- Episode no.: Season 5 Episode 4
- Directed by: Craig Zisk
- Written by: Alan Yang
- Original air date: October 18, 2012

Guest appearances
- Adam J. Harrington as Congressman David Murray; Darlene Hunt as Marcia Langman; Jay Jackson as Perd Hapley;

Episode chronology
| ← Previous "How a Bill Becomes a Law" | Next → "Halloween Surprise" |
- Parks and Recreation season 5

= Sex Education (Parks and Recreation) =

"Sex Education" is the fourth episode of the fifth season of the American comedy television series Parks and Recreation, and the 72nd overall episode of the series. It originally aired on NBC in the United States on October 18, 2012.

In the episode, Leslie (Amy Poehler) fights against Pawnee's abstinence-only sex education platform, Tom (Aziz Ansari) struggles to live without technology, and Ben (Adam Scott) and April (Aubrey Plaza) finally meet the Congressman they are working for.

==Plot==
Leslie has organized a sexual education seminar, as sexually transmitted diseases are rampant among Pawnee's senior citizens. Ann is asked to help out due to her medical background. After getting into a car accident due to constant use of his smartphone, Tom is taken to court and sentenced to one week without looking at a screen. Tom finds life without technology very difficult, so Ron decides to take Tom to his cabin in the woods so he can "detox" from his technology addiction.

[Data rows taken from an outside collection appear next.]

template <int D>
__device__ __forceinline__ void bwd_in_a(const Raw<D>& kr, const Raw<D>& vr, const bf16* wk, const bf16* wv,
                                         Raw<D>& dxkv, int lane) {
  Act<D> acc;
  zero<D>(acc);
  mm<D>(wk, kr, acc, lane);
  mm<D>(wv, vr, acc, lane);
  round_act<D>(acc, dxkv);
}
template <int D>
__device__ __forceinline__ void bwd_in_b(const Raw<D>& qr, const Raw<D>& rr, const Raw<D>& xr, const Raw<D>& dxkv,
                                         const Tile& T, float mu, float rs, const bf16* wq, const float* lnw,
                                         float* red, Raw<D>& dxr, int lane, int wave) {
  const int g = lane >> 4;
  Act<D> dQ;
  Raw<D> r;
  to_act<D>(dQ, rr);
  mm<D>(wq, qr, dQ, lane);
  round_act<D>(dQ, r);
  ln_bwd<D>(dQ, xr, T.ok, lnw, mu, rs, red, lane, wave);
#pragma unroll
  for (int j = 0; j < Lay<D>::J; ++j)
#pragma unroll
    for (int e = 0; e < 4; ++e) dQ.v[j][e] += (float)dxkv.v[j >> 1][4 * (j & 1) + e];
  round_act<D>(dQ, dxr);
}

struct OutBwd {
  bf16 *dy2, *da1, *dx1, *dout;
  float* delta;
  const int64_t* ids;
  float drop_p;
  uint32_t s1, s2;
};
template <int D>
__device__ __forceinline__ void bwd_out_a(const Raw<D>& dr, const Raw<D>& hr, const Tile& T, const bf16* w2,
                                          const OutBwd& o, Raw<D>& dzr, Raw<D>& dar, int lane) {
  const int g = lane >> 4;
  const bool keep = T.ok && o.ids[T.mc] != 0;
  const bool drop = o.drop_p > 0.f;
  Act<D> acc;
  Raw<D> r;
#pragma unroll
  for (int j = 0; j < Lay<D>::J; ++j) {
    float dm[4] = {1.f, 1.f, 1.f, 1.f};
    if (drop) drop4(o.drop_p, o.s2, T.m, D, j, g, dm);
#pragma unroll
    for (int e = 0; e < 4; ++e) {
      const bf16 v = keep ? dr.v[j >> 1][4 * (j & 1) + e] : (bf16)0.f;
      dzr.v[j >> 1][4 * (j & 1) + e] = v;
      acc.v[j][e] = (float)v * dm[e];
    }
  }
  round_act<D>(acc, r);
  store_raw<D>(o.dy2, D, T.m, T.ok, r, g);
  zero<D>(acc);
  mm<D>(w2, r, acc, lane);
#pragma unroll
  for (int j = 0; j < Lay<D>::J; ++j) {
    float dm[4] = {1.f, 1.f, 1.f, 1.f};
    if (drop) drop4(o.drop_p, o.s1, T.m, D, j, g, dm);
#pragma unroll
    for (int e = 0; e < 4; ++e) acc.v[j][e] = ((float)hr.v[j >> 1][4 * (j & 1) + e] > 0.f ? acc.v[j][e] : 0.f) * dm[e];
  }
  round_act<D>(acc, dar);
  store_raw<D>(o.da1, D, T.m, T.ok, dar, g);
}
template <int D>
__device__ __forceinline__ void bwd_out_b(const Raw<D>& dar, const Raw<D>& xr, const Raw<D>& dzr, const Raw<D>& orr,
                                          const Tile& T, float mu, float rs, const bf16* w1, const bf16* wo,
                                          const float* lnw, const OutBwd& o, float* red, int lane, int wave) {
  const int g = lane >> 4;
  Raw<D> r;
  Act<D> dz;
  to_act<D>(dz, dzr);
  mm<D>(w1, dar, dz, lane);
  round_act<D>(dz, r);
  ln_bwd<D>(dz, xr, T.ok, lnw, mu, rs, red, lane, wave);
  round_act<D>(dz, r);
  store_raw<D>(o.dx1, D, T.m, T.ok, r, g);
  Act<D> acc;
  zero<D>(acc);
  mm<D>(wo, r, acc, lane);
  round_act<D>(acc, r);
  store_raw<D>(o.dout, D, T.m, T.ok, r, g);
  if (o.delta) {
    float dl = 0.f;
#pragma unroll
    for (int s = 0; s < Lay<D>::S; ++s)
// ... 367 lines not shown
  };
  if (t < tr.end) load_tile(tile_of(t, a.M, cl).mc);
  {
    const bf16* const W[3] = {a.WinT + D, a.WinT + 2 * D, a.WinT};
    const int64_t ldw[3] = {a.ldwt, a.ldwt, a.ldwt};
    stage_w<D, 3>(smem, W, ldw, wave, lane);
    const float* const V[1] = {a.ln_w};
    stage_v<D, 1>(reinterpret_cast<float*>(smem + L::W), V, tid);
  }
  ln_zero(red, D, lane, wave);
  __syncthreads();
  for (; t < tr.end; t += tr.step) {
    asm volatile("" ::: "memory");
    const Tile T = tile_of(t, a.M, cl);
    if (t != tr.first) load_tile(T.mc);
    Raw<D> dxkv, dxr;
    bwd_in_a<D>(kr, vr, wslot(smem, 0, WB), wslot(smem, 1, WB), dxkv, lane);
    bwd_in_b<D>(qr, rr, xr, dxkv, T, mu, rs, wslot(smem, 2, WB), lv, red, dxr, lane, wave);
    store_raw<D>(a.dx, D, T.m, T.ok, dxr, g);
  }
  ln_partials<D>(red, a.part, tid);
}
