int ctvae_conv_backward_lazy_slices(int kind, int B, int H, int W, int Ci, int Co, int k, int stride, int pad, int out_pad,
                                    int for_bn, size_t ws_bytes);
int ctvae_conv_backward_lazy(int kind, const float* x, const float* dy, const float* w, float* dw, float* dbias, float* dx_slices,
                             int B, int H, int W, int Ci, int Co, int k, int stride, int pad, int out_pad, int accumulate,
                             const float* in_scale, const float* in_shift, int in_act, int pixel_major, float* ws, size_t ws_bytes,
                             void* stream);
int ctvae_bn_backward_fused(const float* g_a_slices, int slices, int kind, int B, int H, int W, int Ci, int Co, int k, int stride,
                            int pad, int out_pad, const float* y, const float* gamma, const float* beta, const float* save_mean,
                            const float* save_invstd, int act, float* g_y, float* dgamma, float* dbeta, int accumulate, void* stream);

int ctvae_conv_wgrad_bn_apply_supported(int kind, int B, int H, int W, int Ci, int Co, int k, int stride, int pad,
                                        int out_pad);

int ctvae_bn_forward(const float* y, int R, int C, const float* gamma, const float* beta, float* running_mean,
                     float* running_var, float momentum, float eps, int training, int act, float* out,
                     float* save_mean, float* save_invstd, int64_t* num_batches_tracked, float* ws, size_t ws_bytes,
                     void* stream);
int ctvae_bn_backward(const float* g_a, const float* beta, const float* y, int R, int C, const float* gamma,
                      const float* save_mean, const float* save_invstd, int act, float* g_y, float* dgamma,
                      float* dbeta, int accumulate, const float* part_in, int part_rows, float* coef_out,
                      const float* coef_in, float* ws, size_t ws_bytes, void* stream);

int ctvae_pair_mlp_forward(const float* u, const float* v, int ld, const float* w2, const float* b2, float* out, int B, int N,
                           int H, float slope, int per_sample, const int32_t* row_of, void* stream);
int ctvae_pair_mlp_backward(const float* u, const float* v, int ld, const float* w2, const float* out, const float* g_out,
                            float* d_u, float* d_v, int ldd, float* d_w2_part, float* d_b2_part, int B, int N, int H, float slope,
                            int per_sample, const int32_t* row_of, void* stream);

int ctvae_gat_score(int mode, const float* xl, const float* xr, const float* attr, const float* we, const float* att, float* out,
                    int B, int N, int H, int C, float slope, void* stream);
int ctvae_gat_score_backward(const float* xl, const float* xr, const float* attr, const float* we, const float* att,
                             const float* g, float* d_xl, float* d_xr, float* d_att_part, float* d_we_part, int B, int N, int H,
                             int C, float slope, void* stream);

int ctvae_gat_layer_forward(const float* xl, const float* xr, int ld, const float* adj, const float* we, const float* att,
                            const float* bias, const int32_t* head_map, float* out, int ldo, float* alpha, int B, int Hs, int C,
                            float slope, int act, void* stream);
int ctvae_gat_layer_backward(const float* xl, const float* xr, int ld, const float* adj, const float* we, const float* att,
                             const float* bias, const int32_t* head_map, const float* out, int ldo, const float* alpha,
                             const float* g_out, float* dS, float* dattr, float* d_xl, float* d_xr, int ldd, float* d_bias_part,
                             float* d_att_part, float* d_we_part, float* d_adj, int accumulate_dadj, int B, int Hs, int C,
                             float slope, int act, void* stream);

int ctvae_glinear_forward(const float* x, int ldx, int K, int nseg, int N, const float* const* W, const int* ldw,
                          const int64_t* w_gstride, const float* const* bias, const int* b_gstride,
                          const int32_t* const* group, float* y, int ldy, int B, void* stream);
int ctvae_glinear_dgrad(const float* dy, int ldy, int nseg, int N, const float* const* W, const int* ldw,
                        const int64_t* w_gstride, const int32_t* const* group, float* dx, int ldx, int K, int B, void* stream);
size_t ctvae_glinear_wgrad_ws_bytes(int G, int N, int K, int B, int grouped);
int ctvae_glinear_wgrad(const float* x, int ldx, int K, const float* dy, int ldy, int col0, int N, const int32_t* group, int G,
                        int B, float* dW, int ldo, float* dbias, int accumulate, float* ws, size_t ws_bytes, void* stream);

int ctvae_ct_blend_forward(const float* s0, const float* s1, const float* mask, float* out, long rows, void* stream);
int ctvae_ct_blend_backward(const float* g, const float* s0, const float* s1, const float* mask, float* g0, float* g1, float* g_mask,
                            long rows, void* stream);
int ctvae_ct_posenc_forward(const float* x, const float* pe, const float* keep, float scale, float* out, long n, int sd,
                            void* stream);
int ctvae_ct_posenc_backward(const float* g, const float* keep, float scale, float* g_x, long n, void* stream);
int ctvae_one_hot(const int64_t* inds, long n, int N, float* out, void* stream);
int ctvae_group_rowsum(const float* parts, long mat_stride, int nmat, int rows, int C, int ld, const int32_t* group, int G, float* out,
                       int accumulate, void* stream);

int ctvae_ct_reg_forward(const float* adj, const float* graph, const float* uniform, float* part4, float ckl, float cgs, float cpt,
                         int B, int N, void* stream);
int ctvae_ct_reg_backward(const float* adj, const float* graph, const float* uniform, const float* part4, const float* g_loss,
                          float ckl, float cgs, float cpt, float* d_adj, float* d_graph, int B, int N, void* stream);
int ctvae_ct_blend_softmax_forward(const float* y, const float* mask, float* probs, long R, int Hs, int D, void* stream);
int ctvae_ct_blend_softmax_backward(const float* g, const float* probs, const float* y, const float* mask, float* dy, float* dmask,
                                    long R, int Hs, int D, void* stream);
int ctvae_ct_latent_ce_forward(const float* probs, const int64_t* target, float* row_loss, long R, int D, void* stream);
int ctvae_ct_latent_ce_backward(const float* probs, const int64_t* target, const float* g_loss, float* d_probs, long R, int D,
                                void* stream);

int ctvae_ct_mask_forward(const float* x, const float* action, const float* pe, const float* keep, float scale, const float* W,
                          const float* bias, const float* expo, int B, int S, int D, int A, float* inter, float* p, float* sample,
                          float* soft, void* stream);
int ctvae_ct_mask_backward(const float* x, const float* action, const float* pe, const float* keep, float scale, const float* inter,
                           const float* p, const float* soft, const float* g, int B, int S, int D, int A, float* dWp, float* dbp,
                           void* stream);
int ctvae_ct_sample_forward(const float* p, const float* expo, float* sample, float* soft, float* weighted, long n, void* stream);
int ctvae_ct_sample_backward(const float* g_sample, const float* g_weighted, const float* p, const float* soft, const float* sample,
                             float* g_p, long n, void* stream);

int ctvae_permute(const float* in, float* out, int B, int C, int P, int to_nhwc, void* stream);
int ctvae_act_forward(const float* in, float* out, long n, int act, void* stream);
int ctvae_act_backward(const float* g_out, const float* out, float* g_in, long n, int act, void* stream);

int ctvae_gauss_latent_forward(float* heads, const float* eps_in, const uint64_t* rng, float* eps_out, float* z, int B, int L,
                               const float* head_slices, int slices, const float* head_bias, void* stream);
int ctvae_gauss_latent_backward(const float* g_mu, const float* g_logvar, const float* g_z, const float* heads, const float* eps,
                                float* g_heads, uint64_t* rng_bump, int B, int L, int g_z_slices, void* stream);
int ctvae_conv_forward_lazy_slices(int kind, int B, int H, int W, int Ci, int Co, int k, int stride, int pad, int out_pad,
                                   size_t ws_bytes);
int ctvae_conv_forward_lazy(int kind, const float* x, const float* w, float* y_slices, int B, int H, int W, int Ci, int Co, int k,
                            int stride, int pad, int out_pad, float* ws, size_t ws_bytes, void* stream);
int ctvae_splitk_permute(const float* slices, int n_slices, float* out, int B, int C, int P, void* stream);
int ctvae_reparam_forward(const float* mu, long mu_row_stride, const float* logvar, long lv_row_stride, const float* eps,
                          float* z, int B, int L, void* stream);
int ctvae_reparam_backward(const float* g_z, const float* logvar, long lv_row_stride, const float* eps, float* g_mu,
                           float* g_logvar, int B, int L, void* stream);
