# keyber/Single-Image-Super-Resolution

Measured on AMD Instinct MI355X. Metric: HR patches/sec (x2 generator fwd+bwd, LR 96x96 -> SR 192x192), higher is better.
Workload: dtype f32; 1 GPU; SRGAN x2 generator (16 blocks, 64 features, spectral norm) fwd+bwd+Adam with bicubic LR degradation and pixel-MSE x10, per-GPU batch 16 HR 192x192 patches (LR 96x96 -> SR 192x192): the north star's headline. BASELINE.json's metric string "96^2 crops, x4" is configs.cfg3 of this line. Single build: fp32.; per_gpu_batch=16, hr=192, lr=96, parallelism=dp1, hip_graph=True

## Files before the change

### single-image-super-resolution_amd/csrc/conv_trunk_f32.hip

```cpp
#include "sisr_dev.h"
#include "sisr_bf16_stage.h"
#include "sisr_instr.h"

typedef unsigned cf_u32x4 __attribute__((ext_vector_type(4)));

#include <type_traits>

#define CF_TH 8
#define CF_TW 16
#define CF_IH (CF_TH + 2)
#define CF_IW (CF_TW + 2)
#define CF_NPIX (CF_IH * CF_IW)
#define CF_PSF 36
#define CF_HALO_BYTES (CF_NPIX * CF_PSF * 4)
#define CF_WROW 36
#define CF_WCHUNK_BYTES (9 * 32 * CF_WROW * 4)
#define CF_ITEMS ((CF_NPIX * 8 + 255) / 256)
#define CF_THREADS 512
#define CF_KROWP 100
#define CF_PS 33

SISR_TRACE_BUFFER(sisr_cftrace, 512, 128)
#define CFT(k) SISR_TRACE_STAMP(sisr_cftrace, threadIdx.x == 0, blockIdx.x, k, 64, wall_clock64())
#define CFTP(k) SISR_TRACE_STAMP(sisr_cftrace, threadIdx.x == 256, blockIdx.x, 64 + (k), 128, wall_clock64())
SISR_TRACE_BUFFER(sisr_cfclk, 512, 2)
#define CFTC(k) SISR_TRACE_STAMP(sisr_cfclk, threadIdx.x == 0, blockIdx.x, (k) - 60, 2, clock64())

struct CTrunkF32Args {
    const float *x1, *x2;
    float* x_out;
    BnFinArgs fin;
    const float *pa, *pb, *pd, *ps, *pt;
    const float* slope_p; float slope;
    const float* wpk;
    const void* wimg;
    const float* bias;
    const float* res;
    float* y;
    float *stat_part, *cnt_part;
    const float *bnb_x, *bnb_scale, *bnb_shift, *bnb_mean, *bnb_invstd, *bnb_slope_p;
    float bnb_slope; int bnb_act;
    float* bnb_part;
    int N, H, W;
    int tiles_x, per_img, total, streams;
    uint32_t m_tiles_x, m_per_img;
    int glog, cout_pad, shuffle;
    int xsc, xph;
};

__device__ __forceinline__ __amdgpu_buffer_rsrc_t cf_rsrc(const void* p, unsigned bytes) {
    return __builtin_amdgcn_make_buffer_rsrc(const_cast<void*>(p), 0, (int)bytes, 0x00020000);
}

__device__ __forceinline__ void cf_split2(float v0, float v1, unsigned& hw, unsigned& lw) {
    const f32x2 v = {v0, v1};
    hw = __builtin_bit_cast(unsigned, __builtin_convertvector(v, bf16x2));
    const f32x2 r = {v0 - __uint_as_float(hw << 16), v1 - __uint_as_float(hw & 0xFFFF0000u)};
    lw = __builtin_bit_cast(unsigned, __builtin_convertvector(r, bf16x2));
}
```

Leslie's seminar is stopped by Marcia Langman of the conservative Society for Family Stability Foundation, and Marcia's strongly hinted to be closeted gay husband, Marshall Langman, claiming the seminar is against the law. Chris reveals Pawnee's law that abstinence-only sex education must be applied citywide, so the seminar is shut down. Leslie refuses to put up a vote to change the law due to overwhelming public support for it. At the next seminar, Leslie finds herself unable to force the abstinence view on the seniors, deciding to toss condoms into the audience. As a result, she is formally censured by Mayor Gunderson. Anticipating further punishment from Chris, Leslie is surprised when he says that she is technically his boss.

In the wilderness, Tom takes an entire day divulging to Ron everything he does with technology. Claiming he is going to buy steaks, Tom drives Ron's car to get a new phone, only to become distracted by it and crash the car into a tree. Tom later admits that his own personal life isn't going well, and he feels the need to be distracted from it by technology. Ron gives Tom an auto manual to read so Tom can help fix Ron's car. Perd Hapley interviews Leslie about the censure, where she refuses to apologize and vows to work hard to change the abstinence-only law, despite the public backlash she will receive.

In another subplot, Ben and April meet Congressman David Murray, whose reelection campaign they are working on. April is disturbed by Murray's almost robotic-like manner and becomes convinced he may actually be a robot. Even Ben becomes put off by Murray's complete lack of personality, rampant use of generic friendly chat, and non-offensive political talk. Ben later watches in befuddlement as Murray does everything his handlers tell him without a hint of having thoughts of his own, which makes him beloved by his advisors as the perfect political candidate.

==Production==
"Sex Education" was written by Alan Yang and directed by Craig Zisk. Within a week of the episode's original broadcast, four deleted scenes were placed on the official Parks and Recreation website. The first, 100-second clip, expands on the subplot between Tom and Ron, particularly Tom's overuse of sites such as Instagram and Reddit. The second clip was 80 seconds long, and is composed of several short scenes of Leslie's sex education program and her tension with the Langmans. In the third clip, which was 60 seconds long, Ben conducts a meeting with Congressman Murray and his handlers, while April attempts to determine if Murray is a human or a robot. The fourth, 50-second, clip showed Leslie and Ann practicing the use of a lasso, and hog-tying Jerry.

NBC also produced two photo galleries for the episode. The first, titled "April's Robot Detection Tips", is a series of fourteen photos of robots, paired with advice such as "Wait to see if they die. Robots don't die". The second gallery is called "Tom's Take on Emojis". During the episode, Tom had discussed his use of Emoji, small images that can be sent in text messages. The gallery includes images of twelve emojis, along with in-character description of how Tom interprets their meanings.